On Wed, May 18, 2011 at 8:33 AM, Johan Corveleyn <jcorvel_at_gmail.com> wrote:
> On Wed, May 18, 2011 at 1:56 AM, Morten Kloster <morklo_at_gmail.com> wrote:
>> Log message:
>>
>> Speed-up of libsvn_diff using token counts
>> By using indices, not node pointers, to refer to tokens, and counting
>> the number of each token, the longest common subsequence (lcs)
>> algorithm at the heart of libsvn_diff becomes much faster in many
>> situations by skipping tokens that are unique to one source or the other.
>>
>> * subversion/libsvn_diff/token.c
>> (svn_diff__node_t): Added 'index' member.
>> (svn_diff__tree_t): Added 'node_count' member.
>> (svn_diff__get_token_count): New method.
>> (tree_insert_token): Assigns indices to nodes.
>> (svn_diff__get_tokens): Uses index, not pointer,
>> to identify node in position struct.
>>
>> * subversion/libsvn_diff/lcs.c
>> (svn_diff__snake): Takes token counts as additional argument.
>> Skips tokens that are unique to one or the other file.
>> (svn_diff__lcs): Takes token counts and number of different tokens
>> as additional arguments. Calculates number of tokens unique to
>> each source and uses this to compute effective length difference.
>>
>> * subversion/libsvn_diff/diff.h
>> (svn_diff__position_t): Changed node member from being
>> a pointer to the node to an integer index for the node.
>> Updated method declarations.
>>
>> * subversion/libsvn_diff/diff.c
>> * subversion/libsvn_diff/diff3.c
>> * subversion/libsvn_diff/diff4.c
>> (svn_diff_diff_2, svn_diff_diff_3, svn_diff_diff_4): Count the
>> number of times each token appears in each source.
>> (svn_diff__resolve_conflict): Takes number of different tokens
>> as additional argument. Counts the number of times
>> each token appears in each (partial) source.
>>
>>
>>
>>
>>
>>
>> Comments:
>> This patch can reduce the time required for a diff by a large factor
>> when comparing long files with large differences. As an extreme case,
>> splitting sqlite.c into two roughly equal parts and diffing them against
>> each other took about a minute on my laptop with the original code,
>> and 7-8 seconds with my patch. The speed-up is gained only if a
>> large fraction of the changed tokens are unique to one source or the
>> other. I can not see that the change would cause a significant
>> performance degradation in any reasonable case.
>>
>> Counting the number of times each token appears is also useful for
>> potential additional features in the future, such as identifying moved
>> blocks outside of the longest common subsequence.
>>
>> I have tested only svn_diff_diff_2 (that it gives identical results as
>> before), but the changes to svn_diff_diff3 and svn_diff_diff4 are
>> completely analogous.
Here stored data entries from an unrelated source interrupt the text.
@@ -119,25 +117,93 @@
             l[hh] *= alpha[hh];
         }
 #pragma unroll
-        for (int i = 0; i < 32; ++i) o[i] *= alpha[(i >> 1) & 1];
-        uint32_t pa[AT_BN / 16][4];
-#pragma unroll
         for (int i = 0; i < 64; i += 2) {
             const int hh = (i >> 1) & 1;
-            const float p0 = ex2_approx(fmaf(s[i], c, -mc[hh])), p1 = ex2_approx(fmaf(s[i + 1], c, -mc[hh]));
-            l[hh] += p0 + p1;
-            pa[i >> 3][((i >> 2) & 1) * 2 + hh] = pack_bf16(p0, p1);
-        }
-        mbar_wait(&v_full[st], ph);
-        const uint64_t vd = desc_mn_sw128(smem_u32(base + AttnFwdSmem::V + st * AT_TILE), AT_TILE);
+            s[i] = ex2_approx(fmaf(s[i], c, -mc[hh]));
+            s[i + 1] = ex2_approx(fmaf(s[i + 1], c, -mc[hh]));
+            l[hh] += s[i] + s[i + 1];
+        }
+    };
+    auto rescale_pack = [&]() {
+#pragma unroll
+        for (int i = 0; i < 32; ++i) o[i] *= alpha[(i >> 1) & 1];
+#pragma unroll
+        for (int i = 0; i < 64; i += 2)
+            pa[i >> 3][((i >> 2) & 1) * 2 + ((i >> 1) & 1)] = pack_bf16(s[i], s[i + 1]);
+    };
+
+    const int tailk = (nK > 1) ? N % AT_BN : 0;
+    const int nKm = nK - (tailk ? 1 : 0);
+    mbar_wait(q_full, 0);
+    mbar_wait(&k_full[0], 0);
+    wgmma_fence();
+    issue_s128(kdesc(0));
+    wgmma_commit();
+    wgmma_wait<0>();
+    fence_regs(s);
+    release(k_empty, 0);
+    softmax(N);
+    rescale_pack();
+    for (int j = 1; j < nKm; ++j) {
+        mbar_wait(&v_full[(j - 1) % AT_NS], ((j - 1) / AT_NS) & 1);
+        mbar_wait(&k_full[j % AT_NS], (j / AT_NS) & 1);
         wgmma_fence();
-#pragma unroll
-        for (int k = 0; k < AT_BN / 16; ++k) wgmma_m64n64k16_rs<1>(o, pa[k], desc_adv(vd, k * 2048), 1u);
+        issue_s128(kdesc(j));
+        wgmma_commit();
+        issue_pv(vdesc(j - 1), AT_BN / 16);
+        wgmma_commit();
+        wgmma_wait<1>();
+        fence_regs(s);
+        release(k_empty, j);
+        softmax(AT_BN);
+        wgmma_wait<0>();
+        fence_regs(o);
+        release(v_empty, j - 1);
+        rescale_pack();
+    }
+    auto tail_block = [&](auto width) {
+        constexpr int W = decltype(width)::value;
+        const int j = nK - 1;
+        const uint64_t kd = kdesc(j);
+        wgmma_fence();
+#pragma unroll
+        for (int k = 0; k < AT_D / 16; ++k) {
+            if constexpr (W == 128) wgmma_m64n128k16_ss<0, 0>(s, desc_adv(qd, k * 32), desc_adv(kd, k * 32), (uint32_t)k);
+            else if constexpr (W == 64) wgmma_m64n64k16_ss<0, 0>(reinterpret_cast<float(&)[32]>(s[0]), desc_adv(qd, k * 32), desc_adv(kd, k * 32), (uint32_t)k);
+            else wgmma_m64n16k16_ss<0, 0>(reinterpret_cast<float(&)[8]>(s[0]), desc_adv(qd, k * 32), desc_adv(kd, k * 32), (uint32_t)k);
+        }
+        issue_pv(vdesc(j - 1), AT_BN / 16);
+        wgmma_commit();
+        wgmma_wait<0>();
+        fence_regs(s);
+        fence_regs(o);
+        release(k_empty, j);
+        release(v_empty, j - 1);
+        softmax(tailk);
+        rescale_pack();
+        mbar_wait(&v_full[j % AT_NS], (j / AT_NS) & 1);
+        wgmma_fence();
+        issue_pv(vdesc(j), W / 16);
         wgmma_commit();
         wgmma_wait<0>();
         fence_regs(o);
-        __syncwarp();
-        if (lane == 0) mbar_arrive(&v_empty[st]);
+        release(v_empty, j);
+    };
+    if (tailk) {
+        const int j = nK - 1;
+        mbar_wait(&v_full[(j - 1) % AT_NS], ((j - 1) / AT_NS) & 1);
+        mbar_wait(&k_full[j % AT_NS], (j / AT_NS) & 1);
+        if (tailk > 64) tail_block(std::integral_constant<int, 128>());
+        else if (tailk > 16) tail_block(std::integral_constant<int, 64>());
+        else tail_block(std::integral_constant<int, 16>());
+    } else {
+        mbar_wait(&v_full[(nK - 1) % AT_NS], ((nK - 1) / AT_NS) & 1);
+        wgmma_fence();
+        issue_pv(vdesc(nK - 1), AT_BN / 16);
+        wgmma_commit();
+        wgmma_wait<0>();
+        fence_regs(o);
+        release(v_empty, nK - 1);
     }
 #pragma unroll
     for (int hh = 0; hh < 2; ++hh) {
@@ -155,90 +221,6 @@
         for (int jj = 0; jj < AT_D / 8; ++jj)
             *reinterpret_cast<uint32_t *>(orow + 8 * jj + cq) = pack_bf16(o[4 * jj + 2 * hh] * inv, o[4 * jj + 2 * hh + 1] * inv);
     }
-}
-
-constexpr int AT_TAIL_MAX = 0;
-
-__global__ void __launch_bounds__(128)
-attn_fwd_tail_kernel(const __nv_bfloat16 *__restrict__ qkv, __nv_bfloat16 *__restrict__ out, float *__restrict__ lse2, int B, int N,
-                     int H, int n0 , float c) {
-    const int lane = threadIdx.x & 31;
-    const long long w = ((long long)blockIdx.x * blockDim.x + threadIdx.x) >> 5;
-    const int nt = N - n0;
-    if (w >= (long long)B * H * nt) return;
-    const int r = (int)(w % nt);
-    const int bh = (int)(w / nt);
-    const int b = bh / H, h = bh - b * H;
-    const int n = n0 + r;
-    const size_t W = (size_t)3 * H * AT_D;
-    const __nv_bfloat16 *qp = qkv + ((size_t)b * N + n) * W + h * AT_D;
-    float qf[AT_D];
-#pragma unroll
-    for (int u = 0; u < 8; ++u) {
-        const uint4 x = *reinterpret_cast<const uint4 *>(qp + u * 8);
-        const __nv_bfloat162 *x2 = reinterpret_cast<const __nv_bfloat162 *>(&x);
-#pragma unroll
-        for (int e = 0; e < 4; ++e) {
-            const float2 f = __bfloat1622float2(x2[e]);
-            qf[u * 8 + 2 * e] = f.x * c;
-            qf[u * 8 + 2 * e + 1] = f.y * c;
-        }
-    }
-    float m = -CUDART_INF_F, l = 0.f, o[AT_D];
-#pragma unroll
-    for (int i = 0; i < AT_D; ++i) o[i] = 0.f;
-    for (int key = lane; key < N; key += 32) {
-        const __nv_bfloat16 *kp = qkv + ((size_t)b * N + key) * W + (H + h) * AT_D;
-        const __nv_bfloat16 *vp = kp + (size_t)H * AT_D;
-        float s = 0.f;
-#pragma unroll
-        for (int u = 0; u < 8; ++u) {
-            const uint4 x = *reinterpret_cast<const uint4 *>(kp + u * 8);
-            const __nv_bfloat162 *x2 = reinterpret_cast<const __nv_bfloat162 *>(&x);
-#pragma unroll
-            for (int e = 0; e < 4; ++e) {
-                const float2 f = __bfloat1622float2(x2[e]);
-                s = fmaf(qf[u * 8 + 2 * e], f.x, s);
-                s = fmaf(qf[u * 8 + 2 * e + 1], f.y, s);
-            }
-        }
-        const float m_new = fmaxf(m, s);
-        const float corr = ex2_approx(m - m_new);
-        const float p = ex2_approx(s - m_new);
-        l = fmaf(l, corr, p);
-        m = m_new;
-#pragma unroll
-        for (int u = 0; u < 8; ++u) {
-            const uint4 x = *reinterpret_cast<const uint4 *>(vp + u * 8);
-            const __nv_bfloat162 *x2 = reinterpret_cast<const __nv_bfloat162 *>(&x);
-#pragma unroll
-            for (int e = 0; e < 4; ++e) {
-                const float2 f = __bfloat1622float2(x2[e]);
-                o[u * 8 + 2 * e] = fmaf(o[u * 8 + 2 * e], corr, p * f.x);
-                o[u * 8 + 2 * e + 1] = fmaf(o[u * 8 + 2 * e + 1], corr, p * f.y);
-            }
-        }
-    }
-    float M = m;
-#pragma unroll
-    for (int off = 16; off > 0; off >>= 1) M = fmaxf(M, __shfl_xor_sync(0xffffffffu, M, off));
-    const float f = (m == -CUDART_INF_F) ? 0.f : ex2_approx(m - M);
-    l *= f;
-#pragma unroll
-    for (int off = 16; off > 0; off >>= 1) l += __shfl_xor_sync(0xffffffffu, l, off);
-    const float inv = 1.0f / l;
-    float mine0 = 0.f, mine1 = 0.f;
-#pragma unroll
-    for (int i = 0; i < AT_D; ++i) {
-        float x = o[i] * f;
-#pragma unroll
-        for (int off = 16; off > 0; off >>= 1) x += __shfl_xor_sync(0xffffffffu, x, off);
-        if (i == 2 * lane) mine0 = x;
-        if (i == 2 * lane + 1) mine1 = x;
-    }
-    __nv_bfloat16 *op = out + ((size_t)b * N + n) * H * AT_D + h * AT_D;
-    *reinterpret_cast<uint32_t *>(op + 2 * lane) = pack_bf16(mine0 * inv, mine1 * inv);
-    if (lane == 0) lse2[(size_t)bh * N + n] = M + log2f(l);
 }
 
 struct AttnMaps {
@@ -283,6 +265,11 @@
 constexpr int AB_BQ = 64;
 constexpr int AB_QS = 3;
 constexpr int AB_QTILE = AB_BQ * AT_D * 2;
+constexpr int AB_DQTILE = AB_BQ * AT_D * 4;
+
+__device__ __forceinline__ uint32_t dqtile_off(int r, int c) {
+    return (uint32_t)((c >> 5) * (AB_DQTILE / 2) + r * 128 + (((((c & 31) >> 2) ^ (r & 7)) & 7) << 4) + (c & 3) * 4);
+}
 
 struct AttnBwdSmem {
     static constexpr int K = 0;
@@ -290,7 +277,8 @@
     static constexpr int Q = 2 * AT_TILE;
     static constexpr int DO = Q + AB_QS * AB_QTILE;
     static constexpr int DS = DO + AB_QS * AB_QTILE;
-    static constexpr int STAT = DS + 2 * AB_QTILE;
+    static constexpr int DQ = DS + 2 * AB_QTILE;
+    static constexpr int STAT = DQ + 2 * AB_DQTILE;
     static constexpr int BAR = STAT + AB_QS * 512;
     static constexpr int BYTES = BAR + 256;
 };
@@ -327,8 +315,8 @@
 }
 
 __global__ void __launch_bounds__(AB_THREADS, 1)
-attn_bwd_kernel(const __grid_constant__ CUtensorMap tmQKV, const __grid_constant__ CUtensorMap tmDO, const float *__restrict__ lseP,
-                const float *__restrict__ deltaP, float *__restrict__ dq_acc, __nv_bfloat16 *__restrict__ dqkv, float *__restrict__ g_bias,
+attn_bwd_kernel(const __grid_constant__ CUtensorMap tmQKV, const __grid_constant__ CUtensorMap tmDO, const __grid_constant__ CUtensorMap tmDQ,
+                const float *__restrict__ lseP, const float *__restrict__ deltaP, __nv_bfloat16 *__restrict__ dqkv, float *__restrict__ g_bias,
                 int N, int H, int Npad, float c, float scale) {
     extern __shared__ uint8_t smem_raw[];
     uint8_t *base = (uint8_t *)(((uintptr_t)smem_raw + 1023) & ~(uintptr_t)1023);
@@ -386,6 +374,9 @@
     const uint64_t kd_k = desc_k_sw128(kw), vd_k = desc_k_sw128(vw), kd_mn = desc_mn_sw128(kw, AT_TILE);
     const uint32_t dsw = smem_u32(base + AttnBwdSmem::DS + wg * AB_QTILE);
     const uint64_t dsd = desc_mn_sw128(dsw, AT_TILE);
+    uint8_t *dqt = base + AttnBwdSmem::DQ + wg * AB_DQTILE;
+    const uint32_t dqw = smem_u32(dqt);
+    const bool leader = (tid & 127) == 0;
     float dv[32], dk[32];
 #pragma unroll
     for (int i = 0; i < 32; ++i) dv[i] = dk[i] = 0.f;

Tested on a Windows 7 64-bit machine,
>> TortoiseSVN build script.
>>
>>
>> Morten Kloster (first patch)
>
> Interesting! The patch seems to be missing though. The list software
> tends to strip off attachments if they don't have a text/plain
> mime-type. Can you try sending it again with a .txt extension?
>
> --
> Johan
>
Sorry, here's the patch with .txt extension. I found a bug in the
first version anyway, so it was just as well. :)
And of course I meant sqlite3.c for the stress test.
Morten
Received on 2011-05-18 10:31:45 CEST